# [ 2012 ] Grand Regency in Branson



## sarahtme (Sep 24, 2012)

Hello all! I was wondering if anyone had heard anything about the Colonnade buying the Grand Regency and taking over Mgt from Spinnaker. As of this last Saturday, Checkin was at Colonnade. I wouldn't know anything about it, except I had called to confirm checkin for my father. Any idea how long management companys take generaly take to notify owners?


----------



## dougp26364 (Sep 24, 2012)

We're owners at Grand Regency and haven't heard anything about this, but I don't doubt it either. Spinnaker had been managing GR during a period where the original developer had filed bankruptcy and GR had been used in some way to secure loans that were involved. As I understand it, the bankruptcy has been settled. 

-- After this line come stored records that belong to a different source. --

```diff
@@ -801,15 +871,13 @@
 __device__ __forceinline__ void wf_end_path(const rt::WfBuffers& wb, uint32_t origin, V3 radiance) {
     wb.sample_rad[origin] = make_float4(radiance.x, radiance.y, radiance.z, 0.0f);
 }
-__device__ __forceinline__ uint32_t wf_origin(const rt::WfBuffers& wb, uint32_t id) { return __float_as_uint(wb.ray_d[id].w); }
-
-__global__ __launch_bounds__(256, RT_WF_SHADE_WAVES) void k_wf_shade(DevScene sc, DevFrame fr, rt::WfBuffers wb, const uint32_t* __restrict__ queue) {
+
+__global__ __launch_bounds__(256, RT_WF_SHADE_WAVES) void k_wf_shade(DevScene sc, rt::WfBuffers wb, const uint32_t* __restrict__ queue) {
     __shared__ DevLight s_lights[RT_WF_MAX_LIGHTS];
     if (wb.totals[rt::WF_TOTAL_ERROR] != 0ull) return;
     stage_lights(s_lights, sc);
     const uint32_t count = wb.counters[rt::WF_EXT_COUNT];
-    const bool shadows = (fr.flags & RT_FLAG_NO_SHADOWS) == 0;
-    const bool to_grids = shadows && wb.grids != nullptr;
+    const bool to_grids = wb.grids != nullptr;
     const uint32_t stride = gridDim.x * blockDim.x;
     OutWindow win = {0u, 0u};
     uint32_t n_shadow = 0;
@@ -820,43 +888,26 @@
         const uint32_t id = id_next;
         const uint32_t i_next = base + stride + threadIdx.x;
         id_next = i_next < count ? queue[i_next] : WF_SENTINEL;
-        const bool have = id != WF_SENTINEL;
-        bool vertex = false;
-        V3 point = v3(0, 0, 0), normal = point;
-        uint32_t material_id = 0;
-        DevMaterial m = {};
-        if (have) {
-            uint4 h = wb.hit[id];
-            asm volatile("" : "+v"(h.x), "+v"(h.y), "+v"(h.z), "+v"(h.w));
-            if (h.w == RT_PRIM_MISS) {
-                const V3 radiance = f4v(wb.rad[id]) + RT_SKY() * f4v(wb.thr[id]);
-                wf_end_path(wb, wf_origin(wb, id), radiance);
-            } else {
-                point = v3(__uint_as_float(h.x), __uint_as_float(h.y), __uint_as_float(h.z));
-                surface_at(sc, (h.w & RT_PRIM_SPHERE_FLAG) != 0, h.w & ~RT_PRIM_SPHERE_FLAG, point, normal, material_id);
-                if (material_id >= sc.n_materials) {
-                    const V3 radiance = f4v(wb.rad[id]) + RT_MAGENTA() * f4v(wb.thr[id]);
-                    wf_end_path(wb, wf_origin(wb, id), radiance);
-                } else {
-                    vertex = true;
-                    m = load_material(sc, material_id);
-                    wb.vtx[2 * (size_t)id] = make_float4(point.x, point.y, point.z, __uint_as_float(material_id));
-                    if (!shadows) wb.vtx[2 * (size_t)id + 1] = make_float4(normal.x, normal.y, normal.z, 0.0f);
-                }
-            }
-        }
-        if (have && !vertex) wb.vtx[2 * (size_t)id] = make_float4(0.0f, 0.0f, 0.0f, __uint_as_float(0xFFFFFFFFu));
-        if (shadows) {
+        {
             uint32_t mask = 0;
-            if (vertex) {
-                for (uint32_t li = 0; li < sc.n_lights; li++) {
-                    V3 sdir;
-                    float sdist;
-                    const V3 contrib = light_contribution(s_lights[li], m, point, normal, sdir, sdist);
-                    if (needs_shadow_segment(contrib)) mask |= 1u << li;
-                }
-            }
-            if (vertex) wb.vtx[2 * (size_t)id + 1] = make_float4(normal.x, normal.y, normal.z, __uint_as_float(mask));
+            if (id != WF_SENTINEL) {
+                float4 vp = wb.vtx[2 * (size_t)id], vn = wb.vtx[2 * (size_t)id + 1];
+                RT_KEEP4(vp);
+                RT_KEEP4(vn);
+                if (__float_as_uint(vp.w) != WF_NO_VERTEX) {
+                    float4 a = *reinterpret_cast<const float4*>(sc.materials + __float_as_uint(vp.w));
+                    RT_KEEP4(a);
+                    DevMaterial m = {};
+                    m.albedo[0] = a.x, m.albedo[1] = a.y, m.albedo[2] = a.z, m.metallic = a.w;
+                    for (uint32_t li = 0; li < sc.n_lights; li++) {
+                        V3 sdir;
+                        float sdist;
+                        const V3 contrib = light_contribution(s_lights[li], m, f4v(vp), f4v(vn), sdir, sdist);
+                        if (needs_shadow_segment(contrib)) mask |= 1u << li;
+                    }
+                    reinterpret_cast<uint32_t*>(&wb.vtx[2 * (size_t)id + 1])[3] = mask;
+                }
+            }
             if (to_grids) {
                 n_shadow += (uint32_t)__popc(mask);
                 continue;
@@ -943,7 +994,10 @@
             RT_KEEP4(rdin);
         }
         const uint32_t vis = __float_as_uint(vn.w);
-        if (__float_as_uint(vp.w) != 0xFFFFFFFFu) {
+        if (id != WF_SENTINEL && __float_as_uint(vp.w) == WF_NO_VERTEX) {
+            const V3 end = __float_as_uint(vp.x) == WF_END_SKY ? RT_SKY() : RT_MAGENTA();
+            wf_end_path(wb, __float_as_uint(rdin.w), f4v(ra) + end * f4v(th));
+        } else if (__float_as_uint(vp.w) != WF_NO_VERTEX) {
             const V3 point = f4v(vp), normal = f4v(vn);
             const uint32_t material_id = __float_as_uint(vp.w);
             const uint32_t origin = __float_as_uint(rdin.w);
@@ -1130,7 +1184,7 @@
         }
     } else if (counters) launch_trace<true, false>(sc, wb, cur_q, WF_EXT_COUNT, WF_EXT_CURSOR, WF_EXT_WINDOW, s);
     else launch_trace<false, false>(sc, wb, cur_q, WF_EXT_COUNT, WF_EXT_CURSOR, WF_EXT_WINDOW, s);
-    hipLaunchKernelGGL(k_wf_shade, sgrid, sblock, 0, s, sc, fr, wb, (const uint32_t*)cur_q);
+    if ((fr.flags & RT_FLAG_NO_SHADOWS) == 0 && !(RT_WF_GRID_MASK && wf_runs_shadow_grid(fr, wb))) hipLaunchKernelGGL(k_wf_shade, sgrid, sblock, 0, s, sc, wb, (const uint32_t*)cur_q);
     if (wf_runs_shadow_grid(fr, wb)) {
         const dim3 ggrid((uint32_t)(cu_count() * RT_WF_GRID_BLOCKS_PER_CU));
         if (grid_events) (void)hipEventRecord(grid_events[0], s);
```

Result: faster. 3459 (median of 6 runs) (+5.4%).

We did receive notification from Spinaker that they would be the management company for French Quarter Resort in Branson. I had just assumed since those two resrots had been tied together since we became owners that Spinnaker would be managing GR as well. I wasn't certain they'd want that resort and had wondered what would happen to it. I guess maybe they didn't take or bid on the management contract for GR after all. It would be nice if someone would let us know since this affects booking, exchanging, paying MF's and most of all, resale. We had thought about giving away our ownership there but had put it on the back burner because Spinnaker requests a transfer fee AND advance payment of MF's to the tune of $1,500. Since the MF's were only $285 as of last year for our one bedroom unit, we elected to keep the week. If I don't have to pay those advance MF's then we'll be back in the market to give this week away. It's been a good exchange week but, we own to many timeshares as it is and just don't need it. 

I suppose we'll find out for certain who manages GR when it comes time to pay MF's. If Spinnaker isn't managing the resort then I don't see them sending out bills. I guess if I get a little time this week I'll call Spinnaker to see if they're still handling the billing for GR.


----------



## dougp26364 (Sep 25, 2012)

I called this morning. Somethings up but I wasn't able to get to the bottom of it. The bankruptcy at French Quarter that had things tied up has been settled and "decisions have been made." The problem is getting to the right department becuase the two people I talked too weren't in the loop. The first tried to transfer me to customer service and I got cut off. The second time I tried to go directly to customer service, who said they thought decisions had been made but they weren't certain. They tried to transfer me to the legal department but, I got the message service. I decided it wasn't really worth the trouble to leave a message and play phone tag. I'll assume owners will be notified when the dust has settled. Right now it's still pretty fresh after the bankruptcy settlement and it's likely to take a couple of months for the contracts to be finalized, transfered or whatever has to be done. 

My feelings are it's safe to assume Spinnaker isn't that interested in managing this orphan resort with only two buildings and no amenities. There probably isn't a lot of profit in managing GR and, I doubt they'd have any interest in building the project out since they've recently started Palace View Heights. Essentially, Spinnaker is going in a different direction.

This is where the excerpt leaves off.